───── Given information ─────

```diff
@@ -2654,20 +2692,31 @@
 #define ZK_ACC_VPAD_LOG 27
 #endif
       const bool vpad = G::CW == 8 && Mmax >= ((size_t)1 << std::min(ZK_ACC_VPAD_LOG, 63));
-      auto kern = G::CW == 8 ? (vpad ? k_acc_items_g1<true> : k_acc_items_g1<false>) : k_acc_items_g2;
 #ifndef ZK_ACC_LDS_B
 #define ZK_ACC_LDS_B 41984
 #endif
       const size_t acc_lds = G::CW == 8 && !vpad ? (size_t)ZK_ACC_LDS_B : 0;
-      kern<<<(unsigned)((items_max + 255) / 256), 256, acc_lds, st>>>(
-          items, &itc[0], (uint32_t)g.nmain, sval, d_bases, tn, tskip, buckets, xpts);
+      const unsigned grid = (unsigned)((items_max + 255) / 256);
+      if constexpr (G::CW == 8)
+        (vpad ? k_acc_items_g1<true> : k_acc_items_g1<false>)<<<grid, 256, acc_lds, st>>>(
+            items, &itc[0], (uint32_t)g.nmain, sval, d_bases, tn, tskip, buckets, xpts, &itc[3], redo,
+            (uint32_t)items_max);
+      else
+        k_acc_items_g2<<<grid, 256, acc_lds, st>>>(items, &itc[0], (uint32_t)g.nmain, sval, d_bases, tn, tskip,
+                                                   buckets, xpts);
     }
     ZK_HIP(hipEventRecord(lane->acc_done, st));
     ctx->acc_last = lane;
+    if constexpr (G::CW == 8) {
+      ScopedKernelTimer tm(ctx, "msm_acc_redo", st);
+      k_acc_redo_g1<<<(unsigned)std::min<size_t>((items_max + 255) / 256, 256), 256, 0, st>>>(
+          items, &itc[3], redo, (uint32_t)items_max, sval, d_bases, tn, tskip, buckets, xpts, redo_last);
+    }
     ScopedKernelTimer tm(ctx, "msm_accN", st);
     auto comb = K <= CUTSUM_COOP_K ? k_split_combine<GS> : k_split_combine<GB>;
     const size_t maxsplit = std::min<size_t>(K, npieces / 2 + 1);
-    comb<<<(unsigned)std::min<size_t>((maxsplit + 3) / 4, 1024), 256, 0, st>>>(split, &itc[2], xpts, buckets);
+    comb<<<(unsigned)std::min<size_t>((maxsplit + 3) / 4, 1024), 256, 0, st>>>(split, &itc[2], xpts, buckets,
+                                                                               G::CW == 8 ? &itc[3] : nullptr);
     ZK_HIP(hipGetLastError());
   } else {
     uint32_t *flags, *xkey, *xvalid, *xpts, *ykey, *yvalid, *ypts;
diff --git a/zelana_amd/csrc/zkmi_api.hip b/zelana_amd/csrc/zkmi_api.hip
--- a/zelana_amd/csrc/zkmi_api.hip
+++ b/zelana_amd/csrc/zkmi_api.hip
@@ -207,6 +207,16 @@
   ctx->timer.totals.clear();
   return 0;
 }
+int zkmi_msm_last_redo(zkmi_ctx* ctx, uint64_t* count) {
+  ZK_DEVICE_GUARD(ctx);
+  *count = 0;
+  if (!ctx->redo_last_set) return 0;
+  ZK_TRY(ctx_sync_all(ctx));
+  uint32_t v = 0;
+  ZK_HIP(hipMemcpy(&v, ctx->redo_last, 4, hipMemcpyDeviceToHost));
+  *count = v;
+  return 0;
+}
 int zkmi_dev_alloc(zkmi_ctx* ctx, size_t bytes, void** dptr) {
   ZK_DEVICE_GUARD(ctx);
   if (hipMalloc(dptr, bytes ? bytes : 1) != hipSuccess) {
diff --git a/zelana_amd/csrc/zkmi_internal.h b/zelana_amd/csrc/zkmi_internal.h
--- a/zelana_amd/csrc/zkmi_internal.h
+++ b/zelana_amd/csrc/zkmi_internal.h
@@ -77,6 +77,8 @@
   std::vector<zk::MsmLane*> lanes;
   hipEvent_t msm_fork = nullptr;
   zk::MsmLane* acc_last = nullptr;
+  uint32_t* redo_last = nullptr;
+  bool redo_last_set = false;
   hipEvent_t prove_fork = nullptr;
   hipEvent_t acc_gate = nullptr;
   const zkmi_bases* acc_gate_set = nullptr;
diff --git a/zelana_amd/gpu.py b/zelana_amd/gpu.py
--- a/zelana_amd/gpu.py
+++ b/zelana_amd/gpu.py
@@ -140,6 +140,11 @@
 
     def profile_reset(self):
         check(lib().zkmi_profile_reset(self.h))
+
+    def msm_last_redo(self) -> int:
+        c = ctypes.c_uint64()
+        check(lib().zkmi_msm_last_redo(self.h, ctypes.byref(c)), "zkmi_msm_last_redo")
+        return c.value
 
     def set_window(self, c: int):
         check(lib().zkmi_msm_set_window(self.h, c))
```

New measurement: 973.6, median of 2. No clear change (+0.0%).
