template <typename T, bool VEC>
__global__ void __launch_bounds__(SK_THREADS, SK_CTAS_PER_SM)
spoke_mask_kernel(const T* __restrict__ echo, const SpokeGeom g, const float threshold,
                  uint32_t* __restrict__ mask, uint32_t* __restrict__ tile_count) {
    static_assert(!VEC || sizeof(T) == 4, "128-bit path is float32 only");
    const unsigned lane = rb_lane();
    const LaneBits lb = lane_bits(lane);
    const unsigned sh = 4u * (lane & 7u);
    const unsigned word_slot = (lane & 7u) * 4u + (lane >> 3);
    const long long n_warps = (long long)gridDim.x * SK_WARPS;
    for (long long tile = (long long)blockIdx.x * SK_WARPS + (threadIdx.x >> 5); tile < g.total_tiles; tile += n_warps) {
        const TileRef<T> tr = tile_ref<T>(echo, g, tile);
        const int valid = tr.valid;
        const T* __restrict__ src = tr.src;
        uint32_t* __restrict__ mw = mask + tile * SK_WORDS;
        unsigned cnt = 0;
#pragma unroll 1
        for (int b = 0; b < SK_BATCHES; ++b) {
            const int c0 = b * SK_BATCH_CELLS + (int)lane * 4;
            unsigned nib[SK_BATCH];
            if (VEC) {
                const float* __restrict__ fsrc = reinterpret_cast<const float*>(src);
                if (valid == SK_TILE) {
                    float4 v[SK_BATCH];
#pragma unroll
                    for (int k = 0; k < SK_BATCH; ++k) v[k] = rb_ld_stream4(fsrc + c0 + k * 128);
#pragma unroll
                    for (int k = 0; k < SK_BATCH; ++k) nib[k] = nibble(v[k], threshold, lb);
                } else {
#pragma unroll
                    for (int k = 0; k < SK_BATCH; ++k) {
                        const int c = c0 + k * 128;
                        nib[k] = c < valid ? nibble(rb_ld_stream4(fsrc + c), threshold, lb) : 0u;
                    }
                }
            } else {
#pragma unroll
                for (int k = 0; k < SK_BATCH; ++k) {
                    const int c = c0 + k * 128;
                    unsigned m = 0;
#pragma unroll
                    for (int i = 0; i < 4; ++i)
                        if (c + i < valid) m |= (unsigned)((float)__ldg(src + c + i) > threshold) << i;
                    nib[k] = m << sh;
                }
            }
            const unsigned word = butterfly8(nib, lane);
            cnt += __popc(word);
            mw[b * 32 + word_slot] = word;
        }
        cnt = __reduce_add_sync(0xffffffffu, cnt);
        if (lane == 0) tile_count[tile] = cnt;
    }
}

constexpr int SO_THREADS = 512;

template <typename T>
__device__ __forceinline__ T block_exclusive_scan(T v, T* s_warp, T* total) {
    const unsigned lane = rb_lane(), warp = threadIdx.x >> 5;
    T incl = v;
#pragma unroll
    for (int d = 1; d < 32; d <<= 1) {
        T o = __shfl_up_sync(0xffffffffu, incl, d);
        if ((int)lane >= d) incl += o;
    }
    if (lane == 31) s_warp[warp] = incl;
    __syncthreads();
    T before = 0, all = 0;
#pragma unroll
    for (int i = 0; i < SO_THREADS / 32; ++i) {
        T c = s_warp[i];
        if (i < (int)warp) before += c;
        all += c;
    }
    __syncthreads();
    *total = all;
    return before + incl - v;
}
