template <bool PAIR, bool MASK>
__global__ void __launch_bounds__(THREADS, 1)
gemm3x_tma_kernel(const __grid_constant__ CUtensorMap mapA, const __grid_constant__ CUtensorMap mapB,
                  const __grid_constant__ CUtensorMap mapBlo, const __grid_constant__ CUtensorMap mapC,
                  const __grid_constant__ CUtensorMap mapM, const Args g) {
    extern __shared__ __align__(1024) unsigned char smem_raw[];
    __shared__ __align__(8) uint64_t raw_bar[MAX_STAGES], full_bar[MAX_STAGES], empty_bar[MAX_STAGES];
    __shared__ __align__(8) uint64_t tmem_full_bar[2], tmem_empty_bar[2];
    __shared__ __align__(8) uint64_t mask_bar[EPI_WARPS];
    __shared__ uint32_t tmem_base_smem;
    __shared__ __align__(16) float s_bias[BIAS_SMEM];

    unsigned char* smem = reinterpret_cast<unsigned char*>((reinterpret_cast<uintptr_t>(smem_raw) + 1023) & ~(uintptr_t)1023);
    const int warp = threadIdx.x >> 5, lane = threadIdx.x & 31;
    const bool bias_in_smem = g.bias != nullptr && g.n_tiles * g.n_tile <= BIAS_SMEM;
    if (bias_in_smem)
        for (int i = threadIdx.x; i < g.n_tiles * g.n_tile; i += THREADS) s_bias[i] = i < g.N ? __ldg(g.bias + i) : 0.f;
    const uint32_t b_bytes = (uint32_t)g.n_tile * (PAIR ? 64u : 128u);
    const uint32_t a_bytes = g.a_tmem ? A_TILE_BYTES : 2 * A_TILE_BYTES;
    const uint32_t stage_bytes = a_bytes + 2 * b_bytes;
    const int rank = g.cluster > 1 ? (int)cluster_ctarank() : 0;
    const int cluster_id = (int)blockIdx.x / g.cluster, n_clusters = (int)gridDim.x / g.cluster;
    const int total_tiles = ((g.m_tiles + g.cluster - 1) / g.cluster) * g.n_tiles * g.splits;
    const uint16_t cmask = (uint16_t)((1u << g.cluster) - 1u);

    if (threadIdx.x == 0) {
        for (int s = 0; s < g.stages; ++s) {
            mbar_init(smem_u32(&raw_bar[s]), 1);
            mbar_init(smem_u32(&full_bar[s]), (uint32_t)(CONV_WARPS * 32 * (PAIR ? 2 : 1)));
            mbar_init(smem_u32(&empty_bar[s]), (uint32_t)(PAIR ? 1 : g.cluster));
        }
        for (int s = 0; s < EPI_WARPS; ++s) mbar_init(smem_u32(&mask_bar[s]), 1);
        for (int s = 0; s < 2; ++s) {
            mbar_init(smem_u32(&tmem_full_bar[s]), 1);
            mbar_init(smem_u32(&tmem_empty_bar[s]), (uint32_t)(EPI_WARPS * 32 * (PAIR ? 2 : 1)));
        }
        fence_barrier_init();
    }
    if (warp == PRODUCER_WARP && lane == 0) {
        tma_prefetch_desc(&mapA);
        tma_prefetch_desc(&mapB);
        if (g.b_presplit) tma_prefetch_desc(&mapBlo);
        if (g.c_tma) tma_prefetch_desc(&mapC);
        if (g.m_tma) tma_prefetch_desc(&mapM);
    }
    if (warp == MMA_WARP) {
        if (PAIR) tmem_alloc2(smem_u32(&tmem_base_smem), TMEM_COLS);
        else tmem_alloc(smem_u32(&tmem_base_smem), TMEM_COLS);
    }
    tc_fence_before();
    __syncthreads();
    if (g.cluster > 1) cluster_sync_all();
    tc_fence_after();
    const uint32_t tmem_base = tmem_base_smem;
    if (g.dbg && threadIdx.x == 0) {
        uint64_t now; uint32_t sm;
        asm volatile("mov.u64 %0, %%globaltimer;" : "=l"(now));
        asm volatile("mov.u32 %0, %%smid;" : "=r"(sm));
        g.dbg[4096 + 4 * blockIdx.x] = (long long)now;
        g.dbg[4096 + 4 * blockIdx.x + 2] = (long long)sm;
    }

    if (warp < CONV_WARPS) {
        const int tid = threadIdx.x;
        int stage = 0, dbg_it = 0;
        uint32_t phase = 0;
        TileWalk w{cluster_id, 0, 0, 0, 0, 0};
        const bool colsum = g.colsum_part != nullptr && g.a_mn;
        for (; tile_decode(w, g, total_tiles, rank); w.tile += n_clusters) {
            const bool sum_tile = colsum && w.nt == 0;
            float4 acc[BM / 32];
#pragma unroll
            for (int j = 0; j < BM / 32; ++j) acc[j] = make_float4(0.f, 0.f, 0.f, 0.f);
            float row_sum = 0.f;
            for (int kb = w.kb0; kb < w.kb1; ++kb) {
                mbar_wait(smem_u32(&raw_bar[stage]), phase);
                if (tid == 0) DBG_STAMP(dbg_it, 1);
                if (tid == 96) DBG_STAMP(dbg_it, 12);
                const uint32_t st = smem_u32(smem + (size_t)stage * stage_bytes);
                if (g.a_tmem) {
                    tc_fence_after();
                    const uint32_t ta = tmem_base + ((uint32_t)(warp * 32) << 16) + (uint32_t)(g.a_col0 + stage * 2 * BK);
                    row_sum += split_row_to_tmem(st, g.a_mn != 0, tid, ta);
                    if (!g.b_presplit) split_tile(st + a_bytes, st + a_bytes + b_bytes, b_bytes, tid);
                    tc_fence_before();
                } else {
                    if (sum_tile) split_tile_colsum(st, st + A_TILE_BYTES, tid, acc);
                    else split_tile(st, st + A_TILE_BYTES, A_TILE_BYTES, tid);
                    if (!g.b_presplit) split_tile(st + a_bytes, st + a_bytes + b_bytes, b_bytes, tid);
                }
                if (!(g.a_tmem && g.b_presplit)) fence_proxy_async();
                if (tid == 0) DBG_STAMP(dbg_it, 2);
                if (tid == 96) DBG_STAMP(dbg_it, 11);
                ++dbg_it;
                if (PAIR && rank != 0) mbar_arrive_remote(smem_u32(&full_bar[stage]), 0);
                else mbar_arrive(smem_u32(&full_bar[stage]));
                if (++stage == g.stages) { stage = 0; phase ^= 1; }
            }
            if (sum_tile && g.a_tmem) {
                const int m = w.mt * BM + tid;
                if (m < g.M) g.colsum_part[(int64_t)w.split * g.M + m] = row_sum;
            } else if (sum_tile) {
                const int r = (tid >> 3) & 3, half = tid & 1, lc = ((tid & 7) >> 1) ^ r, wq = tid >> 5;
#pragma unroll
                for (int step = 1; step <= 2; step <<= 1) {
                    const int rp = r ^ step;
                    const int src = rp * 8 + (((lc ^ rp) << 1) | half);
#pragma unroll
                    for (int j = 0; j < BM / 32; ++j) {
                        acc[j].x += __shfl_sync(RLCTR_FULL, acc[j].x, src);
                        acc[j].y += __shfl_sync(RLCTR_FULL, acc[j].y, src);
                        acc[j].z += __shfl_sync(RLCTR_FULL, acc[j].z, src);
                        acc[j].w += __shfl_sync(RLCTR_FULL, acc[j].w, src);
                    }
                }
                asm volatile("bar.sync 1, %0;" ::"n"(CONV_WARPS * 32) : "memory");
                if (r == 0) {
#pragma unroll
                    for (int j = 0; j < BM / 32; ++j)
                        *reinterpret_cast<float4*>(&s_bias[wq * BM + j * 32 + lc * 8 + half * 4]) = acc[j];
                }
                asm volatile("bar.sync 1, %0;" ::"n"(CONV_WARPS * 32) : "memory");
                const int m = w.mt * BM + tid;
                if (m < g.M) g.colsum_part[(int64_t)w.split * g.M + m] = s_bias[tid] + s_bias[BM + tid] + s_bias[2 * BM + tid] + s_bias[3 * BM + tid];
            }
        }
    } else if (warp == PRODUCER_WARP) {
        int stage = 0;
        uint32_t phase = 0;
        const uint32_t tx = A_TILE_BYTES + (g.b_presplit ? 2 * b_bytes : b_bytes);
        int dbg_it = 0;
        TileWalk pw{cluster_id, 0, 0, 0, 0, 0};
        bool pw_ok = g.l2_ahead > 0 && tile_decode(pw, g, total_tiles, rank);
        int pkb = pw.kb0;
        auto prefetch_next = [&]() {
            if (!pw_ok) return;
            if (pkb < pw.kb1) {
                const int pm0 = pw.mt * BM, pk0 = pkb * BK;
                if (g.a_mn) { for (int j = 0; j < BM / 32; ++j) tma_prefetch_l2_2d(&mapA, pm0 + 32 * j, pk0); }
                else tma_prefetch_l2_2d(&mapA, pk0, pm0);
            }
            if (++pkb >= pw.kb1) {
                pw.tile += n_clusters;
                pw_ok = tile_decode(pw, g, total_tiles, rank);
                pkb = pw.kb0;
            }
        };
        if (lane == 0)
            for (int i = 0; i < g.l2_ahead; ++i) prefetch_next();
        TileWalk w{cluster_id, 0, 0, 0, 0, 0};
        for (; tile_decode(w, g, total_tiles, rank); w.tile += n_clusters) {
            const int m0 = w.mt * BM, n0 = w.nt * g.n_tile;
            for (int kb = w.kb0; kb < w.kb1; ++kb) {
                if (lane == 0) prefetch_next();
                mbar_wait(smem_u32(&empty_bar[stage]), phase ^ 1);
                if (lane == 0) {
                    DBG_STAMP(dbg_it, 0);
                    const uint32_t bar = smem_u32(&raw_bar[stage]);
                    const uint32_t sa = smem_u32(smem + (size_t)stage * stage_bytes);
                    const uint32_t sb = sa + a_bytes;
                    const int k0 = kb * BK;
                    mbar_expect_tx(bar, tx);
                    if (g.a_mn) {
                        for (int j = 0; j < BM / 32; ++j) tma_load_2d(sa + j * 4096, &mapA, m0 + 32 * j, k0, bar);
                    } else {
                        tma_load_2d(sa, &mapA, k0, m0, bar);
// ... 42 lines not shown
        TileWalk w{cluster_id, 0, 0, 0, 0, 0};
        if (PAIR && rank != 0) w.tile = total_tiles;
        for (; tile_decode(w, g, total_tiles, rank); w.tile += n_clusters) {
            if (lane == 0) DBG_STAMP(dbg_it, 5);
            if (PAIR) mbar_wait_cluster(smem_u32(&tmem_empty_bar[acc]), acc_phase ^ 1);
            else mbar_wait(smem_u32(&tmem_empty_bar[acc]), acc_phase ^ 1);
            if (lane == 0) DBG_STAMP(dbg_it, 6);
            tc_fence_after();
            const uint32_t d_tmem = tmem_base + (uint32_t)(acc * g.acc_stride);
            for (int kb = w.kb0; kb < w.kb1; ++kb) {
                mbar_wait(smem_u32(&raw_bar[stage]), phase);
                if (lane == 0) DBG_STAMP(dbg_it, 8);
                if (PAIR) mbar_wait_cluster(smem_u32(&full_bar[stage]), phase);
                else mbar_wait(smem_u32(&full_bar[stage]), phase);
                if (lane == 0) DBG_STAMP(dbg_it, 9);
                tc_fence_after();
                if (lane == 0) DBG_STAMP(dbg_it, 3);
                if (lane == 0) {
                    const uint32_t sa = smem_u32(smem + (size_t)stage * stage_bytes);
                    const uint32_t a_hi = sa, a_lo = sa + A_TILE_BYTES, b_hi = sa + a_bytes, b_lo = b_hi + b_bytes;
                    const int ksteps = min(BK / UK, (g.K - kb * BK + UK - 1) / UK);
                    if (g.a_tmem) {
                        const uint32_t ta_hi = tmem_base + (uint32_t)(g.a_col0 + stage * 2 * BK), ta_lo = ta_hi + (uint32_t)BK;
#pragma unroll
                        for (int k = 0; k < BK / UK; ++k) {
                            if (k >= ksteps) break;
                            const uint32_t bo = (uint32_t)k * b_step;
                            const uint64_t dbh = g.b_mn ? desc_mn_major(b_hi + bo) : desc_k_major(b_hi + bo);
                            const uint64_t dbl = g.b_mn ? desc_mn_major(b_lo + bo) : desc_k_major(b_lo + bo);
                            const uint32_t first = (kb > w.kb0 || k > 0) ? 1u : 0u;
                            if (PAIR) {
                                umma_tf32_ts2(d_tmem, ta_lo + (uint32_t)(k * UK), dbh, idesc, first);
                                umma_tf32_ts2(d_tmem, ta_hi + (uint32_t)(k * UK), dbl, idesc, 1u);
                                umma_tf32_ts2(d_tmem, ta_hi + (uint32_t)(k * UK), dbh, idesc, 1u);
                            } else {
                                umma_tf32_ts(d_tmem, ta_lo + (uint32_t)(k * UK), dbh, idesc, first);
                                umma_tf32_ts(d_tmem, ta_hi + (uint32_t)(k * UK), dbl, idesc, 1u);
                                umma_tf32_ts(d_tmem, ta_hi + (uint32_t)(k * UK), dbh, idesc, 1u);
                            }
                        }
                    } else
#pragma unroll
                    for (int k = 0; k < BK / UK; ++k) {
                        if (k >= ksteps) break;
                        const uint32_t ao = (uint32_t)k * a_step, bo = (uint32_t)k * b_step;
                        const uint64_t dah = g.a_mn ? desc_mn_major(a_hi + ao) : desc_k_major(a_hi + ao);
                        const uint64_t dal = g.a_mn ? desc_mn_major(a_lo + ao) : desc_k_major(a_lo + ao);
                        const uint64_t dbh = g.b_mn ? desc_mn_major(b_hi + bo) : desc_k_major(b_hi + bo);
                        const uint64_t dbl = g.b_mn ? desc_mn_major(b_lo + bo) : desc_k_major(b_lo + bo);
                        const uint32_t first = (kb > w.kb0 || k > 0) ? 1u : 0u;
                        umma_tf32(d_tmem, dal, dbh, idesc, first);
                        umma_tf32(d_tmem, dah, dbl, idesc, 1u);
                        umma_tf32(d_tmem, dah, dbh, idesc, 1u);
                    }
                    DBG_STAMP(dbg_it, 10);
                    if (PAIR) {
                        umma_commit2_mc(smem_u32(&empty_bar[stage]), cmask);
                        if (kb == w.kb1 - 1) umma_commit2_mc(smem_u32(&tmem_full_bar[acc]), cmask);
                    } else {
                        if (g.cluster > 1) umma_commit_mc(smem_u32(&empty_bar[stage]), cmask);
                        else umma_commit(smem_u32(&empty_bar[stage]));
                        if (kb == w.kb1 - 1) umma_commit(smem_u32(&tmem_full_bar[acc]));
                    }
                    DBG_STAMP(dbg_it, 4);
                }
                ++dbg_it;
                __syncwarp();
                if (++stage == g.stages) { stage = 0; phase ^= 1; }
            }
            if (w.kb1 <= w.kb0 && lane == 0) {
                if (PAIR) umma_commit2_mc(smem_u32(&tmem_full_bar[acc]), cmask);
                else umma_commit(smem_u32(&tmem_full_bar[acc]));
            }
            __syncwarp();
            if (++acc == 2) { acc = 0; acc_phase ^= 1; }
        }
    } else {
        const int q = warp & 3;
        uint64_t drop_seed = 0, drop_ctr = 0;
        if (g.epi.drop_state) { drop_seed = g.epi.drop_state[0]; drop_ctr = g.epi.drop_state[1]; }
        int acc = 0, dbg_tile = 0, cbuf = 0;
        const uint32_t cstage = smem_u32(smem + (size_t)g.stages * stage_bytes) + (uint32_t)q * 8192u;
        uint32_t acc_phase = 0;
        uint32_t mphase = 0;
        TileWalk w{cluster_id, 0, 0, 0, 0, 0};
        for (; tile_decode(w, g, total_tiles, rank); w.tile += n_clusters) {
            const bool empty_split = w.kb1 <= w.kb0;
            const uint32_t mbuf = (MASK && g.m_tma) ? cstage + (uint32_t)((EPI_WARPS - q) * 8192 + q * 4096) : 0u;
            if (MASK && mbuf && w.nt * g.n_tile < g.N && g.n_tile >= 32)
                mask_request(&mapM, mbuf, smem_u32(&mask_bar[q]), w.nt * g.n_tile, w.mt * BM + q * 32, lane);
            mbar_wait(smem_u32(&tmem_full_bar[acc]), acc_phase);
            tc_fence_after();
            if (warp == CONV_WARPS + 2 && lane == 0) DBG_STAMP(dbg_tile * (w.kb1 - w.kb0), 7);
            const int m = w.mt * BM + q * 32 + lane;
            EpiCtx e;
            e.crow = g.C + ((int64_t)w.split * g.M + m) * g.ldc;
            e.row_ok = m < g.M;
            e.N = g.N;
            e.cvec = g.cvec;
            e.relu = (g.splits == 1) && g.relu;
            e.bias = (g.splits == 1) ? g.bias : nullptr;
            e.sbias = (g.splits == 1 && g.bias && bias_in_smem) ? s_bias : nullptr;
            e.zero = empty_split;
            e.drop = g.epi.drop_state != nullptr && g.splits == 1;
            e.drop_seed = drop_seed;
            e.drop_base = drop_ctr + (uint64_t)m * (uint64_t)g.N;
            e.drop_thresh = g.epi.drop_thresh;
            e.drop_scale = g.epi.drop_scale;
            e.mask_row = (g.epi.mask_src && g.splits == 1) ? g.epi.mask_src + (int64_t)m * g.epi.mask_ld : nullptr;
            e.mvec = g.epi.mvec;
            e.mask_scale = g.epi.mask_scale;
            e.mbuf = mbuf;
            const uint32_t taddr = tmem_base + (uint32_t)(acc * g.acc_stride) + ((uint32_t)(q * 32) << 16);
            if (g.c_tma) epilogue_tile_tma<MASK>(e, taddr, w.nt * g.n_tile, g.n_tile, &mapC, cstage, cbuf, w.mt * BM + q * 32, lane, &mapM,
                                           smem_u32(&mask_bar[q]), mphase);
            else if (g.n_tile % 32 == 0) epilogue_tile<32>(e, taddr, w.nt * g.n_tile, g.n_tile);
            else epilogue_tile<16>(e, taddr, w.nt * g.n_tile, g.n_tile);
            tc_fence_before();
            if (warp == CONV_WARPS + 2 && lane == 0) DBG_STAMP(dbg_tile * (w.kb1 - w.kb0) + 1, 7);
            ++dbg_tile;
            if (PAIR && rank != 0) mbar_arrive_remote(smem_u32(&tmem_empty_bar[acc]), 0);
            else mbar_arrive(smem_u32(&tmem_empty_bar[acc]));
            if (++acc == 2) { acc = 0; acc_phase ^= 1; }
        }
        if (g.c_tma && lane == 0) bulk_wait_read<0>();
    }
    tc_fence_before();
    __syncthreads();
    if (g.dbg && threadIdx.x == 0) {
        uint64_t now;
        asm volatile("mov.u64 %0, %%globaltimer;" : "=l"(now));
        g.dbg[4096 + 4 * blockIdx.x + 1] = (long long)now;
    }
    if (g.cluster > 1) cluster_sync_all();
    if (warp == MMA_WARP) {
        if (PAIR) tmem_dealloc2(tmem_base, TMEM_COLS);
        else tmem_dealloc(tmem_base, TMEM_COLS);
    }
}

─────

> Task brief
Copy word for word the stretch of entries above from the line that has "const long long" through the line that has "cnt += __popc(word);", both ends included, and nothing outside it.

> Solution for this task
    const long long n_warps = (long long)gridDim.x * SK_WARPS;
    for (long long tile = (long long)blockIdx.x * SK_WARPS + (threadIdx.x >> 5); tile < g.total_tiles; tile += n_warps) {
        const TileRef<T> tr = tile_ref<T>(echo, g, tile);
        const int valid = tr.valid;
        const T* __restrict__ src = tr.src;
        uint32_t* __restrict__ mw = mask + tile * SK_WORDS;
        unsigned cnt = 0;
#pragma unroll 1
        for (int b = 0; b < SK_BATCHES; ++b) {
            const int c0 = b * SK_BATCH_CELLS + (int)lane * 4;
            unsigned nib[SK_BATCH];
            if (VEC) {
                const float* __restrict__ fsrc = reinterpret_cast<const float*>(src);
                if (valid == SK_TILE) {
                    float4 v[SK_BATCH];
#pragma unroll
                    for (int k = 0; k < SK_BATCH; ++k) v[k] = rb_ld_stream4(fsrc + c0 + k * 128);
#pragma unroll
                    for (int k = 0; k < SK_BATCH; ++k) nib[k] = nibble(v[k], threshold, lb);
                } else {
#pragma unroll
                    for (int k = 0; k < SK_BATCH; ++k) {
                        const int c = c0 + k * 128;
                        nib[k] = c < valid ? nibble(rb_ld_stream4(fsrc + c), threshold, lb) : 0u;
                    }
                }
            } else {
#pragma unroll
                for (int k = 0; k < SK_BATCH; ++k) {
                    const int c = c0 + k * 128;
                    unsigned m = 0;
#pragma unroll
                    for (int i = 0; i < 4; ++i)
                        if (c + i < valid) m |= (unsigned)((float)__ldg(src + c + i) > threshold) << i;
                    nib[k] = m << sh;
                }
            }
            const unsigned word = butterfly8(nib, lane);
            cnt += __popc(word);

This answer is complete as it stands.